## How to complete this task
Print out every record exactly as it appears.

## Entries supplied

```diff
@@ -890,6 +891,24 @@
       sgemm_parts_plan_t rest = plan_parts_rec(m0, rows, n0 + c1, cols - c1, cus, ovh, depth - 1);
       double const t = form_cost(*f, rows, c1, cus) + ovh + rest.t;
       if (t < best.t) { best.t = t; sgemm_part_t q; q.m0 = m0; q.rows = rows; q.n0 = n0; q.cols = c1; q.tile = f->tile; best.parts = {q}; best.parts.insert(best.parts.end(), rest.parts.begin(), rest.parts.end()); }
+    }
+  }
+  return best;
+}
+static sgemm_parts_plan_t plan_parts_ell(uint32_t rows, uint32_t cols, int cus, double ovh) {
+  sgemm_parts_plan_t best; double skew = 1e30;
+  for (sgemm_form_t const *f : {&kFormQ, &kFormW}) {
+    long const per = (long)cus * f->s, tj = (cols + f->bj - 1) / f->bj, ti = (rows + f->bi - 1) / f->bi;
+    double const round = f->s * ((double)f->bi * f->bj / 65536.0) / f->r;
+    for (long a = 1; a < ti; ++a) for (long b = 1; b < tj; ++b) {
+      long const nl = ti * tj - (ti - a) * (tj - b);
+      if (nl % per) continue;
+      uint32_t const nm = (uint32_t)(a * f->bi), nn = (uint32_t)(b * f->bj);
+      sgemm_parts_plan_t rest = plan_parts_rec(nm, rows - nm, nn, cols - nn, cus, ovh, 2);
+      double const t = (double)(nl / per) * round + ovh + rest.t, sk = std::fabs(std::log((double)(rows - nm) / (double)(cols - nn)));
+      if (t < best.t - 1e-9 || (t < best.t + 1e-9 && sk < skew)) {
+        best.t = std::min(t, best.t); skew = sk; sgemm_part_t q; q.rows = rows; q.cols = cols; q.tile = f->tile; q.nm = nm; q.nn = nn;
+        best.parts = {q}; best.parts.insert(best.parts.end(), rest.parts.begin(), rest.parts.end()); }
     }
   }
   return best;
@@ -909,6 +928,7 @@
     sgemm_parts_plan_t const t1 = plan_parts_rec(0, M, 0, C, cus, ovh, 2), t2 = plan_parts_rec(0, M, C, N - C, cus, ovh, 2);
     if (t1.t + t2.t < pp.t) { pp.t = t1.t + t2.t; pp.parts = t1.parts; pp.parts.insert(pp.parts.end(), t2.parts.begin(), t2.parts.end()); }
   }
+  if (K >= 2048 && getenv("BODAHIP_SGEMM_ELL")) { sgemm_parts_plan_t const el = plan_parts_ell(M, N, cus, ovh); if (el.t < 0.98 * pp.t) pp = el; }
   if (pp.parts.size() < 2) return none;
   double t_now = std::min(form_cost(kFormQ, M, N, cus), form_cost(kFormW, M, N, cus)) + ovh;
   sgemm_split_t const sp = plan_sgemm_split(M, N, K, cus);
diff --git a/boda_amd/csrc/native_run.cc b/boda_amd/csrc/native_run.cc
--- a/boda_amd/csrc/native_run.cc
+++ b/boda_amd/csrc/native_run.cc
@@ -123,7 +123,7 @@
       s2d = "parts=" + std::to_string(parts.size());
       for (size_t i = 0; i < parts.size(); ++i) { sgemm_part_t const &q = parts[i];
         p = plan_sgemm(q.rows, q.cols, a.dsz("K"), num_cus, q.tile, false);
-        s2d += " [" + std::to_string(q.m0) + "+" + std::to_string(q.rows) + "," + std::to_string(q.n0) + "+" + std::to_string(q.cols) + "]:" + p.cfg.str();
+        s2d += " [" + std::to_string(q.m0) + "+" + std::to_string(q.rows) + "," + std::to_string(q.n0) + "+" + std::to_string(q.cols) + (q.notched() ? " less " + std::to_string(q.nm) + "," + std::to_string(q.nn) : string()) + "]:" + p.cfg.str();
         if (i + 1 < parts.size() && !arch.empty()) compile_plan(p, arch, &log); }
       s2d += " last:";
     }
```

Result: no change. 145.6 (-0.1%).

## Result for this task
```diff
@@ -890,6 +891,24 @@
       sgemm_parts_plan_t rest = plan_parts_rec(m0, rows, n0 + c1, cols - c1, cus, ovh, depth - 1);
       double const t = form_cost(*f, rows, c1, cus) + ovh + rest.t;
       if (t < best.t) { best.t = t; sgemm_part_t q; q.m0 = m0; q.rows = rows; q.n0 = n0; q.cols = c1; q.tile = f->tile; best.parts = {q}; best.parts.insert(best.parts.end(), rest.parts.begin(), rest.parts.end()); }
+    }
+  }
+  return best;
+}
+static sgemm_parts_plan_t plan_parts_ell(uint32_t rows, uint32_t cols, int cus, double ovh) {
+  sgemm_parts_plan_t best; double skew = 1e30;
+  for (sgemm_form_t const *f : {&kFormQ, &kFormW}) {
+    long const per = (long)cus * f->s, tj = (cols + f->bj - 1) / f->bj, ti = (rows + f->bi - 1) / f->bi;
+    double const round = f->s * ((double)f->bi * f->bj / 65536.0) / f->r;
+    for (long a = 1; a < ti; ++a) for (long b = 1; b < tj; ++b) {
+      long const nl = ti * tj - (ti - a) * (tj - b);
+      if (nl % per) continue;
+      uint32_t const nm = (uint32_t)(a * f->bi), nn = (uint32_t)(b * f->bj);
+      sgemm_parts_plan_t rest = plan_parts_rec(nm, rows - nm, nn, cols - nn, cus, ovh, 2);
+      double const t = (double)(nl / per) * round + ovh + rest.t, sk = std::fabs(std::log((double)(rows - nm) / (double)(cols - nn)));
+      if (t < best.t - 1e-9 || (t < best.t + 1e-9 && sk < skew)) {
+        best.t = std::min(t, best.t); skew = sk; sgemm_part_t q; q.rows = rows; q.cols = cols; q.tile = f->tile; q.nm = nm; q.nn = nn;
+        best.parts = {q}; best.parts.insert(best.parts.end(), rest.parts.begin(), rest.parts.end()); }
     }
   }
   return best;
@@ -909,6 +928,7 @@
     sgemm_parts_plan_t const t1 = plan_parts_rec(0, M, 0, C, cus, ovh, 2), t2 = plan_parts_rec(0, M, C, N - C, cus, ovh, 2);
     if (t1.t + t2.t < pp.t) { pp.t = t1.t + t2.t; pp.parts = t1.parts; pp.parts.insert(pp.parts.end(), t2.parts.begin(), t2.parts.end()); }
   }
+  if (K >= 2048 && getenv("BODAHIP_SGEMM_ELL")) { sgemm_parts_plan_t const el = plan_parts_ell(M, N, cus, ovh); if (el.t < 0.98 * pp.t) pp = el; }
   if (pp.parts.size() < 2) return none;
   double t_now = std::min(form_cost(kFormQ, M, N, cus), form_cost(kFormW, M, N, cus)) + ovh;
   sgemm_split_t const sp = plan_sgemm_split(M, N, K, cus);
diff --git a/boda_amd/csrc/native_run.cc b/boda_amd/csrc/native_run.cc
--- a/boda_amd/csrc/native_run.cc
+++ b/boda_amd/csrc/native_run.cc
@@ -123,7 +123,7 @@
       s2d = "parts=" + std::to_string(parts.size());
       for (size_t i = 0; i < parts.size(); ++i) { sgemm_part_t const &q = parts[i];
         p = plan_sgemm(q.rows, q.cols, a.dsz("K"), num_cus, q.tile, false);
-        s2d += " [" + std::to_string(q.m0) + "+" + std::to_string(q.rows) + "," + std::to_string(q.n0) + "+" + std::to_string(q.cols) + "]:" + p.cfg.str();
+        s2d += " [" + std::to_string(q.m0) + "+" + std::to_string(q.rows) + "," + std::to_string(q.n0) + "+" + std::to_string(q.cols) + (q.notched() ? " less " + std::to_string(q.nm) + "," + std::to_string(q.nn) : string()) + "]:" + p.cfg.str();
         if (i + 1 < parts.size() && !arch.empty()) compile_plan(p, arch, &log); }
       s2d += " last:";
     }
```

Result: no change. 145.6 (-0.1%).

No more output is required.